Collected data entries
>>>>>

+static void ch_row_epi_bwd(RowEpi& ep, const void* x, const void* ln_w, const void* ln_b, const void* scale, int64_t ld_mod,
+                           const void* mean, const void* rstd, const void* dres, void* dx, void* dscale, void* dshift, int64_t ld_dmod,
+                           void* dwb, const void* gate_t, const void* gate, int64_t ld_gate, void* dt, void* dgate) {
+  ep.x = (const bf16_t*)x;
+  ep.ln_w = (const float*)ln_w;
+  ep.ln_b = (const float*)ln_b;
+  ep.scale = (const bf16_t*)scale;
+  ep.ld_mod = ld_mod;
+  ep.mean_i = (const float*)mean;
+  ep.rstd_i = (const float*)rstd;
+  ep.dres = (const bf16_t*)dres;
+  ep.dx = (bf16_t*)dx;
+  ep.dscale = (float*)dscale;
+  ep.dshift = (float*)dshift;
+  ep.ld_dmod = ld_dmod;
+  ep.dwb = (float*)dwb;
+  ep.gt = (const bf16_t*)gate_t;
+  ep.gate = (const bf16_t*)gate;
+  ep.ld_gate = ld_gate;
+  ep.gdt = (bf16_t*)dt;
+  ep.dgate = (float*)dgate;
+}
+
+template <int PHASES>
+static int chb_launch(const BwdChainArgs& a, int grid, hipStream_t stream) {
+  constexpr int LDS = ch_lds_bytes();
+  static DevOnce once;
+  (void)dev_cus(once, [] {
+    (void)hipFuncSetAttribute((const void*)dit_block_bwd_chain_k<PHASES>, hipFuncAttributeMaxDynamicSharedMemorySize, LDS);
+  });
+  hipLaunchKernelGGL(dit_block_bwd_chain_k<PHASES>, grid, CH_THREADS, LDS, stream, a);
+  DL_LAUNCH_CHECK();
+  return DL_OK;
+}
+
+extern "C" int dl_dit_block_bwd_chain(const dl_dit_block_t* b, dl_stream_t main) {
+  DL_CHECK_ARG(b, "dl_dit_block_bwd_chain: null block");
+  const int64_t B = b->B, N = b->N, D = b->D, H = b->H, F = b->F, M = B * N;
+  DL_CHECK_ARG(B > 0 && N > 0 && D > 0 && H > 0 && F > 0, "dl_dit_block_bwd_chain: bad dims");
+  if (!(b->row_gemms & 1) || P(V) || !P(QK_PARTIALS) || !P(TN_SLAB) || P(U) || P(DFEAT) || N != RK_BM || D != RK_BN || D != H * 64 ||
+      H % 2 || F % 128 || F % 192 || M < 2048 || B * (F / 128) < 64 || M >= (1ll << 31) || F >= (1ll << 28)) {
+    dl_set_error("dl_dit_block_bwd_chain: needs row_gemms bit 0, V in place, QK_PARTIALS, TN_SLAB, no U, no DFEAT, N == 256, D == 384, "
+                 "head_dim == 64, an even head count, F %% 128 == 0, F %% 192 == 0, 8 samples and 64 MLP tiles (B=%lld N=%lld D=%lld H=%lld F=%lld)",
+                 (long long)B, (long long)N, (long long)D, (long long)H, (long long)F);
+    return DL_ERR_UNSUPPORTED;
+  }
+  DL_CHECK_ARG(P(XM2) && P(W_UP_PERM) && P(DT2) && P(WT_DOWN) && P(DU) && P(WT_UP) && P(X1) && P(SCALE2) && P(MEAN2) && P(RSTD2) &&
+                   P(DX_MID) && P(DSCALE2) && P(DSHIFT2) && P(T1) && P(GATE1) && P(DT1) && P(DGATE1) && P(WT_PROJ) && P(DA),
+               "dl_dit_block_bwd_chain: null operand (MLP branch / projection)");
+  DL_CHECK_ARG(P(Q) && P(K) && P(QKV) && P(A) && P(LSE) && P(DQKV) && P(QN_SCALE) && P(KN_SCALE) && P(RRMS) && P(G_QK_SCALE) &&
+                   b->rot >= 0 && b->rot % 8 == 0 && b->rot <= 64 && (b->rot == 0 || (P(ROPE_COS) && P(ROPE_SIN))) && P(WT_QKV) &&
+                   P(X_IN) && P(SCALE1) && P(MEAN1) && P(RSTD1) && P(DX_OUT) && P(DSCALE1) && P(DSHIFT1),
+               "dl_dit_block_bwd_chain: null operand (attention branch / LN1), or rot not a multiple of 8 up to 64");
+  DL_CHECK_ARG((P(LN1_W) == nullptr) == (P(LN1_B) == nullptr) && (P(LN2_W) == nullptr) == (P(LN2_B) == nullptr),
+               "dl_dit_block_bwd_chain: LayerNorm w and b must both be given or both NULL");
+  DL_CHECK_ARG(!P(PREV_T2) || (P(PREV_GATE2) && P(PREV_DT2) && P(PREV_DGATE2)),
+               "dl_dit_block_bwd_chain: the previous block's gate backward needs PREV_T2, PREV_GATE2, PREV_DT2 and PREV_DGATE2");
+  DL_CHECK_ARG(b->ldw_d % 8 == 0 && b->ldw_d >= D && b->ldwt_d % 8 == 0 && b->ldwt_d >= D && b->ldwt_f2 % 8 == 0 && b->ldwt_f2 >= 2 * F &&
+                   b->ldwt_3d % 8 == 0 && b->ldwt_3d >= 3 * D && b->ld_mod % 8 == 0 && b->ldw_d < (1ll << 20) && b->ldwt_d < (1ll << 20) &&
+                   b->ldwt_f2 < (1ll << 20) && b->ldwt_3d < (1ll << 20),
+               "dl_dit_block_bwd_chain: leading dimensions");
+  DL_CHECK_ARG(CH_ALIGNED16(P(XM2)) && CH_ALIGNED16(P(W_UP_PERM)) && CH_ALIGNED16(P(DT2)) && CH_ALIGNED16(P(WT_DOWN)) && CH_ALIGNED16(P(DU)) &&
+                   CH_ALIGNED16(P(WT_UP)) && CH_ALIGNED16(P(X1)) && CH_ALIGNED16(P(SCALE2)) && CH_ALIGNED16(P(DX_IN)) &&
+                   CH_ALIGNED16(P(DX_MID)) && CH_ALIGNED16(P(T1)) && CH_ALIGNED16(P(GATE1)) && CH_ALIGNED16(P(DT1)) && CH_ALIGNED16(P(LN2_W)) &&
+                   CH_ALIGNED16(P(WT_PROJ)) && CH_ALIGNED16(P(DA)) && CH_ALIGNED16(P(QKV)) && CH_ALIGNED16(P(DQKV)) &&
+                   CH_ALIGNED16(P(ROPE_COS)) && CH_ALIGNED16(P(ROPE_SIN)) && CH_ALIGNED16(P(WT_QKV)) && CH_ALIGNED16(P(X_IN)) &&
+                   CH_ALIGNED16(P(SCALE1)) && CH_ALIGNED16(P(DX_OUT)) && CH_ALIGNED16(P(PREV_T2)) && CH_ALIGNED16(P(PREV_GATE2)) &&
+                   CH_ALIGNED16(P(PREV_DT2)) && CH_ALIGNED16(P(LN1_W)),
+               "dl_dit_block_bwd_chain: 16-byte alignment");
+
+  BwdChainArgs a{};
+  a.B = (int)B;
+  a.ln2.A = (const bf16_t*)P(DU);
+  a.ln2.lda = 2 * F;
+  a.ln2.W = (const bf16_t*)P(WT_UP);
+  a.ln2.ldw = b->ldwt_f2;
+  a.ln2.K = (int)(2 * F);
+  ch_row_epi_bwd(a.ln2.ep, P(X1), P(LN2_W), P(LN2_B), P(SCALE2), b->ld_mod, P(MEAN2), P(RSTD2), P(DX_IN), P(DX_MID), P(DSCALE2), P(DSHIFT2),
+                 b->ld_dmod, P(DWB2), P(T1), P(GATE1), b->ld_mod, P(DT1), P(DGATE1));
+  a.proj = StArgs{(const bf16_t*)P(DT1), D, (const bf16_t*)P(WT_PROJ), b->ldwt_d, (bf16_t*)P(DA), D, nullptr, 0, 0, nullptr, 0, (int)M, (int)D};
+  a.qkb = ChainQkb{(const bf16_t*)P(QKV), (const float*)P(QN_SCALE), (const float*)P(KN_SCALE), (const float*)P(ROPE_COS),
+                   (const float*)P(ROPE_SIN), (const float*)P(RRMS), (bf16_t*)P(DQKV), (float*)P(QK_PARTIALS), (int)H, (int)b->rot};
+  a.ln1.A = (const bf16_t*)P(DQKV);
+  a.ln1.lda = 3 * D;
+  a.ln1.W = (const bf16_t*)P(WT_QKV);
+  a.ln1.ldw = b->ldwt_3d;
+  a.ln1.K = (int)(3 * D);
+  ch_row_epi_bwd(a.ln1.ep, P(X_IN), P(LN1_W), P(LN1_B), P(SCALE1), b->ld_mod, P(MEAN1), P(RSTD1), P(DX_MID), P(DX_OUT), P(DSCALE1), P(DSHIFT1),
+                 b->ld_dmod, P(DWB1), P(PREV_T2), P(PREV_GATE2), b->ld_mod, P(PREV_DT2), P(PREV_DGATE2));
+
+  static_assert(ch_lds_bytes() <= 160 * 1024, "the chain kernel's LDS is the largest phase's");
+  static DevOnce once;
+  const int n_cu = dev_cus(once, [] {});
+  const DlWgCapScope cap_scope(b->max_workgroups);
+  const int budget = dl_wg_budget(n_cu);
+  int grid = (int)(B < budget ? B : budget);
+  if (b->max_workgroups > 0 && b->max_workgroups < grid) grid = b->max_workgroups;
+  if (grid > 768) grid = 768;
+  hipStream_t stream = (hipStream_t)main;
+  int rc = dl_mlp_dswiglu_recompute(P(XM2), D, P(W_UP_PERM), b->ldw_d, P(DT2), D, P(WT_DOWN), b->ldwt_d, P(DU), 2 * F, M, F, D, D, main);
+  if (rc != DL_OK) return rc == DL_ERR_UNSUPPORTED ? DL_ERR_INVALID : rc;
+  if ((rc = chb_launch<CHB_A>(a, grid, stream)) != DL_OK) return rc;
+  if ((rc = dl_attn_bwd_tok(P(Q), P(K), P(QKV), P(A), P(DA), (const float*)P(LSE), P(DQKV), B, H, N, 64, 0.125f, main)) != DL_OK) return rc;
+  if ((rc = chb_launch<CHB_B>(a, grid, stream)) != DL_OK) return rc;
+  return dl_fold_rows_launch((const float*)P(QK_PARTIALS), (float*)P(G_QK_SCALE), grid, (int)(2 * D), stream);
+}
diff --git a/diffulab_amd/csrc/gemm_stationary_body.h b/diffulab_amd/csrc/gemm_stationary_body.h
--- a/diffulab_amd/csrc/gemm_stationary_body.h
+++ b/diffulab_amd/csrc/gemm_stationary_body.h
@@ -152,11 +152,14 @@
           }
           const u32x4_t pk = pack8(v);
           *(u32x4_t*)(a.C + (int64_t)m * a.ldc + n_base + j * 32 + 16 * gp + 8 * hi) = pk;
-          float r[8];
-          unpack8(pk, r);
-#pragma unroll
-          for (int e = 0; e < 8; ++e) ss += r[e] * r[e];
-        }
+          if constexpr (EPI == 1) {
+            float r[8];
+            unpack8(pk, r);
+#pragma unroll
+            for (int e = 0; e < 8; ++e) ss += r[e] * r[e];
+          }
+        }
+      if constexpr (EPI != 1) return;
       if (st % 6 == 2) {
         ss_lo = xor32_sum(ss);
         ss = 0.f;
@@ -178,7 +181,7 @@
     constexpr int YOUNG = (NST - 2) * NKS;
     if (it + NST - 2 < total) {
       if (st < 2) st_wait_vmcnt<YOUNG>();
-      else if (EPI == 1) st_wait_vmcnt<YOUNG + 4>();
+      else if (EPI != 0) st_wait_vmcnt<YOUNG + 4>();
       else if (a.C) st_wait_vmcnt<YOUNG + 6>();
       else st_wait_vmcnt<YOUNG + 2>();
     } else {
diff --git a/diffulab_amd/csrc/qk_norm_bwd_body.h b/diffulab_amd/csrc/qk_norm_bwd_body.h
--- /dev/null
+++ b/diffulab_amd/csrc/qk_norm_bwd_body.h
@@ -0,0 +1,84 @@
+#ifndef DIFFULAB_QK_NORM_BWD_BODY_H
+#define DIFFULAB_QK_NORM_BWD_BODY_H
+
+#include "common.h"
+
+struct QkbLane {
+  int D, col, d0, rot;
+  bool on, rope;
+  float invD;
+};
+static __device__ __forceinline__ QkbLane qkb_lane(int lane, int H, int dh, int rot) {
+  QkbLane c;
+  c.D = H * dh;
+  c.on = lane < (c.D >> 3);
+  c.invD = 1.0f / (float)c.D;
+  c.col = lane * 8;
+  const int hh = c.on ? c.col / dh : 0;
+  c.d0 = c.col - hh * dh;
+  c.rot = rot;
+  c.rope = c.on && c.d0 < rot;
+  return c;
+}
+
+struct QkbRow {
+  u32x4_t xq = {0, 0, 0, 0}, xk = {0, 0, 0, 0}, gq = {0, 0, 0, 0}, gk = {0, 0, 0, 0};
+  f32x4_t cc = {0.f, 0.f, 0.f, 0.f}, ss = {0.f, 0.f, 0.f, 0.f};
+  float rq = 0.f, rk = 0.f;
+};
+static __device__ __forceinline__ void qkb_fetch(QkbRow& n, const QkbLane& c, const bf16_t* __restrict__ qkv, const bf16_t* dqkv,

<<<<<

▶ **TASK**
There is a run of lines above from the one with "CH_ALIGNED16(P(WT_QKV)) && CH_ALIGNED16(P(X_IN)) &&" to the one with "CH_ALIGNED16(P(PREV_T2)) && CH_ALIGNED16(P(PREV_GATE2)) &&"; print exactly that run, both ends included, and nothing else.

▶ **YOUR RESPONSE**
+                   CH_ALIGNED16(P(ROPE_COS)) && CH_ALIGNED16(P(ROPE_SIN)) && CH_ALIGNED16(P(WT_QKV)) && CH_ALIGNED16(P(X_IN)) &&
+                   CH_ALIGNED16(P(SCALE1)) && CH_ALIGNED16(P(DX_OUT)) && CH_ALIGNED16(P(PREV_T2)) && CH_ALIGNED16(P(PREV_GATE2)) &&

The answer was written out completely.